Tech stocks rallied earlier in the week, in anticipation of the Tuesday meeting between He and China’s major tech leaders, including CEOs like Baidu’s Robin Li and NetEase’s William Ding. The Hang Seng Tech Index, which tracks the 30 largest HK-listed tech companies including Alibaba Group Holding, Meituan and JD.com, surged by 5.7% on Tuesday.

Positive sentiment continued into U.S. trading hours, with the NASDAQ Golden Dragon Index increasing by 5.2%. But investors were apparently let down by He’s comments. Despite the vice premier’s encouraging remarks, stocks fell again in Hong Kong trading on Wednesday morning.

During his Tuesday meeting, China’s Vice Premier said that Beijing would encourage the further development of digital platforms, and that regulators would try to “properly manage” the relationship between the government and the market. China’s Vice Premier also said that Beijing would support more public listings of China’s tech companies, both domestically and overseas. 

The flow of Chinese IPOs in the U.S. has slowed dramatically since Didi’s IPO fiasco last June, after Chinese cybersecurity regulators cracked down on the ride-hailing company days after its New York trading debut. The U.S. Securities and Exchange Commission is also flagging U.S.-listed Chinese tech companies like JD.com and NetEase for delisting due to a fight over access to their financial records. 

Underwhelmed by He’s remarks, the Hang Seng Tech Index fell 0.6% by Wednesday 3:00pm, local time. Alibaba shares were down 1.3%, Tencent Holdings fell by 1.5%, while JD.com sank 1.5% by 3:00pm.

He’s comments come as investors search for evidence that Beijing may be easing up on its crackdown. Over the past 18 months, Chinese regulators have passed new regulations and imposed fines on numerous sectors, including video gaming, education, ride-hailing and food delivery

China’s regulatory crackdown has spurred investors to dump their shares. The Hang Seng Tech Index and the NASDAQ Golden Dragon have both fallen by around two-thirds since their peaks in Feb. 2021. Markets remain so skittish that investors briefly dumped $26 billion worth of Alibaba shares on May 3 after CCTV reported the arrest of someone sharing the last name of company founder Jack Ma.

Tuesday’s meeting also isn’t the first time He has suggested the crackdown might be over, which is perhaps why markets remain cautious. In March, China’s economy czar reassured investors that Beijing would introduce “policies that are favourable to the market.” Those policies have yet to appear.

Yet analysts are starting to think the tide may be turning after China’s COVID controls are becoming a significant drag on its economy.

JPMorgan upgraded shares in companies like Tencent, Meituan and NetEase on Monday to “overweight”, predicting that stock prices could outperform the sector average.
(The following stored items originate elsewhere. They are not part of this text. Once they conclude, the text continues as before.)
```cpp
#ifndef GWI_SCAN_WAVES_PER_EU
#define GWI_SCAN_WAVES_PER_EU 1
#endif
template <bool WRITE_LOGW, bool BATCH, bool SAFE, int U, int... Ks>
__global__ __launch_bounds__(kBlock, GWI_SCAN_WAVES_PER_EU) void scan_kernel(const double* hc0, const double* hc1, const double* hc2, const double* hc3, const double* hc4, const unsigned h_geom,
                                                                             const unsigned h_chunks, const unsigned hu_n_pe, const unsigned hu_n_inj, const KArgs a) {
  using ChainT = Chain<U, Ks...>;
  constexpr int kU = U;
  constexpr bool kShared = ChainT::kSpline && !WRITE_LOGW;
  extern __shared__ double s_gacc[];
  __shared__ double s_theta[GWI_MAX_THETA];
  __shared__ double s_out[GWI_MAX_THETA];
  constexpr int kNVals = 2 + ChainT::kNumAcc;
  constexpr int kSumGroups = (kNVals + 7) / 8;
  __shared__ double s_part[kWaves][kSumGroups * 8];
  __shared__ double s_wrec[kWaves][4];
  const int tid = threadIdx.x, lane = tid & 63, wave = tid >> 6;
#ifdef GWI_STAMPS
  unsigned long long stamp_v[8] = {0, 0, 0, 0, 0, 0, 0, 0};
#define GWI_STAMP(k)                                                                                   \
  do {                                                                                                 \
    stamp_v[k] = __builtin_amdgcn_s_memrealtime();                                                     \
    if ((k) == 4 && lane == 0) {                                                                       \
      unsigned long long* stamp_row_ = a.stamps + ((long long)blockIdx.x * kWaves + wave) * 8;         \
      for (int q_ = 0; q_ < 8; ++q_) stamp_row_[q_] = stamp_v[q_];                                     \
    }                                                                                                  \
  } while (0)
#else
#define GWI_STAMP(k) \
  do {               \
  } while (0)
#endif
  GWI_STAMP(0);
#ifdef GWI_STAMPS
  {
    unsigned hw_id, xcc_id;
    asm volatile("s_getreg_b32 %0, hwreg(HW_REG_HW_ID)" : "=s"(hw_id));
    asm volatile("s_getreg_b32 %0, hwreg(HW_REG_XCC_ID)" : "=s"(xcc_id));
    stamp_v[5] = ((unsigned long long)xcc_id << 32) | hw_id;
  }
#endif
  const TileGeom geom = TileGeom::decode(h_geom, h_chunks, hu_n_pe, hu_n_inj);
  const int kb = (BATCH || SAFE) ? (int)blockIdx.y : 0;
  const int n_norm_blocks = WRITE_LOGW ? 0 : geom.n_norms;
  if ((int)blockIdx.x < n_norm_blocks) {
    const bool batch_n = BATCH || (SAFE && a.tblocks != nullptr);
    const int j = blockIdx.x;
    if (blockIdx.x == 0 && kb == 0 && tid == 0) stamp_sequence(a.norm_seq, a.seq_dev);
    norm_block(a.norms, batch_n ? a.tblocks[kb].theta : a.theta, a.n_theta, j, a.norm_out_host + kb * geom.n_norms + j, a.norm_stamps_host + kb * geom.n_norms + j, a.norm_seq, s_theta, &s_wrec[0][0]);
    return;
// ... 569 lines not shown
```

Before: 64880 evals/s.

## Assign host-row value runs per wave to replace block barrier with wave barrier

In the combine path that writes host rows, each wave now computes exactly the theta gradient values that fall into its own 9-line run of the host row. That wave then writes those lines itself, so the block-wide __syncthreads becomes a wavefront fence plus wave barrier. The sequence-number load is hoisted to the start of the kernel so its latency overlaps the record loads. The S2/header computation is split so wave 0 writes the header before the gradient loop. With n_theta=6 every value sits in wave 0's run, so the gain is mostly the removed block barrier and the earlier seq load. The risk is a subtle ordering bug if any value were produced by a different wave than the one writing it.

```diff
diff --git a/gwinferno_amd/csrc/gwi_device.h b/gwinferno_amd/csrc/gwi_device.h
--- a/gwinferno_amd/csrc/gwi_device.h
+++ b/gwinferno_amd/csrc/gwi_device.h
@@ -1223,16 +1223,22 @@
   const int row_doubles = 8 * a.row_lines;
   double* const host_rows = a.host_rows ? a.host_rows + (long long)kb * n_groups * row_doubles : nullptr;
   __shared__ double s_row[4 + GWI_MAX_THETA];
+  unsigned long long seq = 0;
+  if (host_rows) seq = __hip_atomic_load(a.seq_ptr, __ATOMIC_RELAXED, __HIP_MEMORY_SCOPE_SYSTEM);
 
   const bool has = lane < n_tiles;
   const double* mine = rec + (long long)(has ? lane : 0) * a.rec_stride;
   const double m_t = has ? load_fresh(mine) : GWI_NEG_INF;
   const double r1 = has ? load_fresh(mine + 1) : 0.0, r2 = has ? load_fresh(mine + 2) : 0.0;
+  constexpr int kRunLines = 9, kRunVals = 7 * kRunLines;
+  const int wave = tid >> 6, n_waves = a.combine_threads >> 6;
+  const int p0 = !host_rows ? tid : (lane < kRunVals ? kRunVals * wave + lane - 3 : a.n_theta);
+  const int p_step = host_rows ? kRunVals * n_waves : a.combine_threads;
   constexpr int kEarly = 16;
   double early[kEarly];
-  const bool early_on = tid < a.n_theta;
+  const bool early_on = p0 >= 0 && p0 < a.n_theta;
   {
-    const double* col0 = rec + kRecHeader + (early_on ? tid : 0);
+    const double* col0 = rec + kRecHeader + (early_on ? p0 : 0);
 #pragma unroll
     for (int t = 0; t < kEarly; ++t) early[t] = (early_on && t < n_tiles) ? load_fresh(col0 + (long long)t * a.rec_stride) : 0.0;
   }
@@ -1240,28 +1246,9 @@
   const double f = (m_t == GWI_NEG_INF) ? 0.0 : exp(m_t - M);
   const double S1 = wave_sum(f * r1);
   const double inv_s1 = S1 > 0.0 ? 1.0 / S1 : 0.0;
-  for (int p = tid; p < a.n_theta; p += a.combine_threads) {
-    double acc = 0.0;
-    const double* col = rec + kRecHeader + p;
-    int t = 0;
-    if (p == tid) {
-#pragma unroll
-      for (; t < kEarly; ++t)
-        if (t < n_tiles) acc += lane_bcast(f, t) * early[t];
-      t = n_tiles < kEarly ? n_tiles : kEarly;
-    }
-#pragma unroll 4
-    for (; t < n_tiles; ++t) acc += lane_bcast(f, t) * load_fresh(col + (long long)t * a.rec_stride);
-    if (host_rows)
-      s_row[3 + p] = is_inj ? acc : acc * inv_s1;
-    else if (is_inj)
-      inj_grad[(long long)(e - a.n_ev) * a.n_theta + p] = acc;
-    else
-      ev_grad[(long long)e * a.n_theta + p] = acc * inv_s1;
-  }
-  if (tid < 64) {
+  if (tid < 64 && host_rows) {
     const double S2 = wave_sum(f * f * r2);
-    if (lane == 0 && host_rows) {
+    if (lane == 0) {
       if (is_inj) {
         s_row[0] = M;
         s_row[1] = S1;
@@ -1273,7 +1260,31 @@
         s_row[1] = log_neff;
         s_row[2] = 1.0 / exp(log_neff) - 1.0 / a.n_pe;
       }
-    } else if (lane == 0) {
+    }
+  }
+  for (int p = p0; p < a.n_theta; p += p_step) {
+    if (p < 0) continue;
+    double acc = 0.0;
+    const double* col = rec + kRecHeader + p;
+    int t = 0;
+    if (p == p0) {
+#pragma unroll
+      for (; t < kEarly; ++t)
+        if (t < n_tiles) acc += lane_bcast(f, t) * early[t];
+      t = n_tiles < kEarly ? n_tiles : kEarly;
+    }
+#pragma unroll 4
+    for (; t < n_tiles; ++t) acc += lane_bcast(f, t) * load_fresh(col + (long long)t * a.rec_stride);
+    if (host_rows)
+      s_row[3 + p] = is_inj ? acc : acc * inv_s1;
+    else if (is_inj)
+      inj_grad[(long long)(e - a.n_ev) * a.n_theta + p] = acc;
+    else
+      ev_grad[(long long)e * a.n_theta + p] = acc * inv_s1;
+  }
+  if (tid < 64 && !host_rows) {
+    const double S2 = wave_sum(f * f * r2);
+    if (lane == 0) {
       if (is_inj) {
         double* o = inj_out + (long long)(e - a.n_ev) * 4;
         o[0] = M;
@@ -1297,14 +1308,19 @@
     }
   }
   if (host_rows) {
-    __syncthreads();
+    __builtin_amdgcn_fence(__ATOMIC_RELEASE, "wavefront");
+    __builtin_amdgcn_wave_barrier();
     unsigned long long* o = reinterpret_cast<unsigned long long*>(host_rows + (long long)e * row_doubles);
-    const unsigned long long seq = __hip_atomic_load(a.seq_ptr, __ATOMIC_RELAXED, __HIP_MEMORY_SCOPE_SYSTEM);
     const int n_vals = 3 + a.n_theta;
-    for (int slot = tid; slot < row_doubles; slot += a.combine_threads) {
-      const int line = slot >> 3, j = slot & 7, i = line * 7 + j;
-      const unsigned long long bits = j == 7 ? seq : (i < n_vals ? (unsigned long long)__double_as_longlong(s_row[i]) : 0ull);
-      __hip_atomic_store(o + slot, bits, __ATOMIC_RELAXED, __HIP_MEMORY_SCOPE_SYSTEM);
+    for (int run = wave; run * kRunLines < a.row_lines; run += n_waves) {
+#pragma unroll
+      for (int s = lane; s < 8 * kRunLines; s += 64) {
+        const int slot = 8 * kRunLines * run + s;
+        if (slot >= row_doubles) break;
+        const int line = slot >> 3, j = slot & 7, i = line * 7 + j;
+        const unsigned long long bits = j == 7 ? seq : (i < n_vals ? (unsigned long long)__double_as_longlong(s_row[i]) : 0ull);
+        __hip_atomic_store(o + slot, bits, __ATOMIC_RELAXED, __HIP_MEMORY_SCOPE_SYSTEM);
+      }
     }
   }
 }
```

After: 63790 evals/s. -1.7%, worse.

JPMorgan analysts noted that “significant uncertainties facing the sector should begin to abate on the back of recent regulatory announcements,” noting that positive statements from Chinese authorities were coming “earlier than we expected.”

JPMorgan had earlier called Chinese tech stocks “uninvestable” in a report that sparked a sell-off that erased $200 billion in equity markets. On May 10, Bloomberg reported that JPMorgan’s use of the term “uninvestable” was an editorial error. The term was meant to be replaced with “unattractive”, but had snuck through in a few drafts.